Four Western Pennsylvania firefighters returned home from the West Coast on Saturday, eager to sleep in their beds after weeks sleeping in tents and quelling wildfires.

The volunteers spent two weeks on the front lines of the firefighting efforts, battling blazes in Oregon and Washington. Most had done this before, but the experience this year was not what they expected.

“It was actually a much different experience. We actually didn't see too much fire,” said Mike DiRinaldo, a forester with the Department of Conservation and Natural Resources' Bureau of Forestry in Laughlintown and assistant chief of Wilpen Volunteer Fire Department.

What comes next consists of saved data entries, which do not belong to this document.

diff --git a/contrad_amd/models/gan/sndcgan.py b/contrad_amd/models/gan/sndcgan.py
--- a/contrad_amd/models/gan/sndcgan.py
+++ b/contrad_amd/models/gan/sndcgan.py
@@ -81,10 +81,21 @@
         u_snaps, v_snaps = snaps[0::2], snaps[1::2]
         scratch = torch.empty(scr_n, device=dev, dtype=torch.float32)
         sigma = torch.empty(n, device=dev, dtype=torch.float32)
+        want_bwd = trunk_grad and any(ctx.needs_input_grad)
+        ff, fb = [None] * 7, [None] * 7
+        h, w = images.shape[2], images.shape[3]
+        for i in range(1, 7):
+            ci, co, k, s, p = _D_CONVS[i]
+            ff[i] = ops.plan_filter(0, B, h, w, ci, co, k, k, s, p, dev)
+            if want_bwd:
+                fb[i] = ops.plan_filter(1, B, h, w, ci, co, k, k, s, p, dev)
+            h, w = ops.out_size(h, k, s, p), ops.out_size(w, k, s, p)
+        filters = [(i, f) for i in range(1, 7) for f in (ff[i], fb[i]) if f is not None]
         if trunk_grad:
-            ops.sn_weight_prep(specs, wps, ldws, training, scratch, offs, sigma, u_snaps, v_snaps)
+            ops.sn_weight_prep(specs, wps, ldws, training, scratch, offs, sigma, u_snaps, v_snaps, filters=filters)
         else:
-            ops.sn_weight_prep(specs[:7], wps[:7], ldws[:7], False, scratch, offs[:7], sigma, u_snaps[:7], v_snaps[:7])
+            ops.sn_weight_prep(specs[:7], wps[:7], ldws[:7], False, scratch, offs[:7], sigma, u_snaps[:7], v_snaps[:7],
+                               filters=filters)
             ops.sn_weight_prep(specs[7:], wps[7:], ldws[7:], training, scratch, offs[7:], sigma[7:], u_snaps[7:],
                                v_snaps[7:])
 
@@ -94,7 +105,7 @@
         acts.append(x)
         for i in range(1, 7):
             ci, co, k, s, p = _D_CONVS[i]
-            x = ops.conv2d_fwd(x, wps[i], biases[i], co, k, k, s, p, _SLOPE, 1.0)
+            x = ops.conv2d_fwd(x, wps[i], biases[i], co, k, k, s, p, _SLOPE, 1.0, filt=ff[i])
             acts.append(x)
         bias_cat = torch.cat([biases[7], biases[8], biases[9]])
         hidden = ops.conv2d_fwd(x.view(B, 1, 1, plan.feat), merged, bias_cat, 3 * dh, 1, 1, 1, 0, _SLOPE, 1.0)
@@ -107,6 +118,7 @@
         ctx.plan, ctx.D = plan, D
         ctx.images, ctx.acts, ctx.hidden = images, acts, hidden
         ctx.wps, ctx.ldws, ctx.merged, ctx.wbuf = wps, ldws, merged, wbuf
+        ctx.dgrad_filters = fb
         ctx.sigma, ctx.u_snaps, ctx.v_snaps, ctx.snapbuf = sigma, u_snaps, v_snaps, snapbuf
         ctx.sg_linear, ctx.trunk_grad = sg_linear, trunk_grad
         ctx.param_shapes = [tuple(p.shape) for p in params]
@@ -191,7 +203,7 @@
                     ops.conv2d_wgrad(acts[i - 1], g, k, k, s, p, out=gwps[i], dbias=gbias[i])
                     exchange(gwps[i])
                 g = ops.conv2d_dgrad(g, wps[i], tuple(acts[i - 1].shape), k, k, s, p, act_ref=acts[i - 1],
-                                     slope=_SLOPE, gain=1.0)
+                                     slope=_SLOPE, gain=1.0, filt=ctx.dgrad_filters[i])
             if need_params:
                 ops.rgb_conv_wgrad(images, g, 3, 2.0, -1.0, gwps[0], gbias[0])
                 exchange(gwps[0])
@@ -355,9 +367,9 @@
     def invalidate_cache(self):
         self._packed, self._packed_key = None, None
 
-    def _weights(self):
+    def _weights(self, N):
         ws = [self.linear.weight] + [self.main[3 * j].weight for j in range(4)]
-        key = tuple((w.data_ptr(), w._version) for w in ws)
+        key = tuple((w.data_ptr(), w._version) for w in ws) + (N,)
         if self._packed_key != key:
             dev = ws[0].device
             specs = [ops.SnSpec(w, fixed_scale=1.0) for w in ws]
@@ -368,9 +380,16 @@
             offs, scr_n = ops.sn_scratch_floats(specs)
             scratch = torch.empty(scr_n, device=dev, dtype=torch.float32)
             sigma = torch.empty(len(specs), device=dev, dtype=torch.float32)
-            ops.sn_weight_prep(specs, wps, ldws, False, scratch, offs, sigma)
-            self._packed, self._packed_key, self._packed_buf = wps, key, buf
-        return self._packed
+            filts = []
+            h, w = self.s_hb, self.s_wb
+            for j in range(3):
+                ci, co, k, s, p = self._CONVT[j]
+                filts.append(ops.plan_filter(1, N, 2 * h, 2 * w, co, ci, k, k, s, p, dev))
+                h, w = 2 * h, 2 * w
+            ops.sn_weight_prep(specs, wps, ldws, False, scratch, offs, sigma,
+                               filters=[(1 + j, f) for j, f in enumerate(filts) if f is not None])
+            self._packed, self._packed_key, self._packed_buf, self._packed_filters = wps, key, buf, filts
+        return self._packed, self._packed_filters
 
     def _bn(self, x2d, bn, conv_bias, out2d, perm_hw=1):
         if not self.training:
@@ -422,8 +441,8 @@
             if not self.training:
                 raise NotImplementedError('eval-mode BatchNorm (running statistics) is not on the training path')
             return self._forward_with_grad(z)
-        wps = self._weights()
         N = z.shape[0]
+        wps, filts = self._weights(N)
         hb, wb = self.s_hb, self.s_wb
         f = 512 * hb * wb
         z = z.contiguous().float()
@@ -433,7 +452,7 @@
         for j in range(3):
             ci, co, k, s, p = self._CONVT[j]
             H, W = x.shape[1], x.shape[2]
-            y = ops.conv2d_dgrad(x, wps[1 + j], (N, 2 * H, 2 * W, co), k, k, s, p)
+            y = ops.conv2d_dgrad(x, wps[1 + j], (N, 2 * H, 2 * W, co), k, k, s, p, filt=filts[j])
             y2 = ops.as_rows(y)
             self._bn(y2, self.main[3 * j + 1], self.main[3 * j].bias, y2)
             x = y
diff --git a/contrad_amd/ops.py b/contrad_amd/ops.py
--- a/contrad_amd/ops.py
+++ b/contrad_amd/ops.py
@@ -123,7 +123,47 @@
     return wp[:, :K].reshape(KH, KW, C, K).permute(3, 2, 0, 1).contiguous()
 
 
-def conv2d_fwd(x, wp, bias, K, KH, KW, stride, pad, slope=1.0, gain=1.0, out=None, addend=None):
+class PreparedFilter(object):
+    __slots__ = ('U', 'variant', 'C', 'K')
+
+    def __init__(self, U, variant, C, K):
+        self.U, self.variant, self.C, self.K = U, variant, C, K
+
+
+FILTER_NONE, FILTER_F44_FWD, FILTER_F44_DGRAD, FILTER_F22_FWD, FILTER_F22_DGRAD = 0, 1, 2, 3, 4
+FILTER_K4S2_FWD, FILTER_K4S2_DGRAD, FILTER_K3S2_FWD = 5, 6, 7
+_filter_variants = {}
+
+
+def plan_filter(mode, N, H, W, C, K, KH, KW, stride, pad, device, ldx=None, ldy=None, ldw=None):
+    key = (mode, N, H, W, C, K, KH, KW, stride, pad, ldx, ldy, ldw)
+    variant = _filter_variants.get(key)
+    if variant is None:
+        d = make_desc(N, H, W, C, K, KH, KW, stride, pad, ldx or C, ldy or K, ldw or round_up(K, 4))
+        variant = int(lib().raw('contrad_conv2d_filter_variant')(ctypes.byref(d), mode))
+        if variant < 0:
+            raise RuntimeError('contrad_hip: bad conv descriptor (%d)' % variant)
+        _filter_variants[key] = variant
+    if variant == 0:
+        return None
+    nbytes = int(lib().raw('contrad_conv2d_filter_bytes')(variant, C, K))
+    return PreparedFilter(torch.empty(nbytes // 4, device=device, dtype=torch.float32), variant, C, K)
+
+
+def filter_prep(items):
+    for start in range(0, len(items), FILTER_MAX_ITEMS):
+        b = FilterBatch()
+        chunk = items[start:start + FILTER_MAX_ITEMS]
+        b.n = len(chunk)
+        for j, (wp, f) in enumerate(chunk):
+            _chk(wp, 'wp'); _chk(f.U, 'U')
+            it = b.items[j]
+            it.wp, it.U = wp.data_ptr(), f.U.data_ptr()
+            it.C, it.K, it.ldw, it.variant = f.C, f.K, wp.stride(0), f.variant
+        lib().call('contrad_conv2d_filter_prep', ctypes.byref(b), _stream())
+
+
+def conv2d_fwd(x, wp, bias, K, KH, KW, stride, pad, slope=1.0, gain=1.0, out=None, addend=None, filt=None):
     _chk(x, 'x'); _chk(wp, 'wp'); _chk(bias, 'bias'); _chk(addend, 'addend')
     N, H, W, C = x.shape
     Ho, Wo = out_size(H, KH, stride, pad), out_size(W, KW, stride, pad)
@@ -131,16 +171,20 @@
         out = torch.empty((N, Ho, Wo, K), device=x.device, dtype=torch.float32)
     _chk(out, 'out')
     d = make_desc(N, H, W, C, K, KH, KW, stride, pad, _ld(x), _ld(out), wp.stride(0))
+    if addend is not None and (tuple(addend.shape) != tuple(out.shape) or _ld(addend) != _ld(out)):
+        raise RuntimeError('contrad_hip: addend must match y in shape and leading dimension')
+    if filt is not None:
+        _conv_call(0, d, 'contrad_conv2d_fwd_add_pf', ctypes.byref(d), _p(x), _p(bias), _p(addend), _p(out), float(slope),
+                   float(gain), _p(filt.U), ctypes.c_longlong(filt.U.numel() * 4), int(filt.variant), _stream())
+        return out
     nbytes = lib().raw('contrad_conv2d_fwd_workspace_bytes')(ctypes.byref(d))
     ws = _workspace(nbytes, x.device) if nbytes > 0 else None
-    if addend is not None and (tuple(addend.shape) != tuple(out.shape) or _ld(addend) != _ld(out)):
-        raise RuntimeError('contrad_hip: addend must match y in shape and leading dimension')
     _conv_call(0, d, 'contrad_conv2d_fwd_add', ctypes.byref(d), _p(x), _p(wp), _p(bias), _p(addend), _p(out),
                float(slope), float(gain), _p(ws), nbytes, _stream())
     return out
 
 
-def conv2d_dgrad(gy, wp, x_shape, KH, KW, stride, pad, act_ref=None, slope=1.0, gain=1.0, out=None):
+def conv2d_dgrad(gy, wp, x_shape, KH, KW, stride, pad, act_ref=None, slope=1.0, gain=1.0, out=None, filt=None):
     _chk(gy, 'gy'); _chk(wp, 'wp'); _chk(act_ref, 'act_ref')
     N, H, W, C = x_shape
     K = gy.shape[3]
@@ -152,6 +196,10 @@
     d = make_desc(N, H, W, C, K, KH, KW, stride, pad, _ld(out), _ld(gy), wp.stride(0))
     if (d.Ho, d.Wo) != (gy.shape[1], gy.shape[2]):
         raise RuntimeError('contrad_hip: gy spatial size does not match the conv geometry')
+    if filt is not None:
+        _conv_call(1, d, 'contrad_conv2d_dgrad_pf', ctypes.byref(d), _p(gy), _p(out), _p(act_ref), float(slope),
+                   float(gain), _p(filt.U), ctypes.c_longlong(filt.U.numel() * 4), int(filt.variant), _stream())
+        return out
     nbytes = lib().raw('contrad_conv2d_dgrad_workspace_bytes')(ctypes.byref(d))
     ws = _workspace(nbytes, gy.device) if nbytes > 0 else None
     _conv_call(1, d, 'contrad_conv2d_dgrad_ws', ctypes.byref(d), _p(gy), _p(wp), _p(out), _p(act_ref),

The bureau organizes annual trips to help wildfire-prone western states during the summer.

“There's not enough resources to go around out there, so they start pulling in some Eastern crews to give them a hand,” said Bill Pyle, assistant chief of the Hempfield No. 2 VFD.

They arrived at several sites to find that nature had beaten them there.

“We'd show up to a fire, and it would be raining,” DiRinaldo said.

The rain may have helped to keep the fire under control, but it didn't make the work easier.

The team found themselves doing damage control, managing hot spots and keeping the blaze from spreading as the rain took care of the rest.

The volunteers often worked 16-hour days, and when they returned to their camp, they found the weather had cause more unexpected problems.

“We got back, and all our tents were flooded. There were landslides all around us,” Pyle said.

The last fire they fought was in Oregon, in an area so impenetrable that crews could not reach the fire.

“That was actually a smaller fire, but it was in such a wilderness area, they couldn't get to it,” Pyle said.

Instead, they ended their trip digging ditches to keep the fire contained if it spread.

The four volunteers from Western Pennsylvania teamed with about 20 others from across Pennsylvania.

“I know they need help, and it's getting harder to find younger generations. They don't seem to be interested in this stuff,” Pyle said.

This was Pyle's fifth fire-fighting trip with the Forestry Bureau.

The practices learned out West can be applied here in Pennsylvania in case of a major fire, DiRinaldo said.

“It's a great experience to gain some fire knowledge and to bring that experience back here,” he said.

The Bureau of Forestry is in need of more volunteers to travel west next year, DiRinaldo said.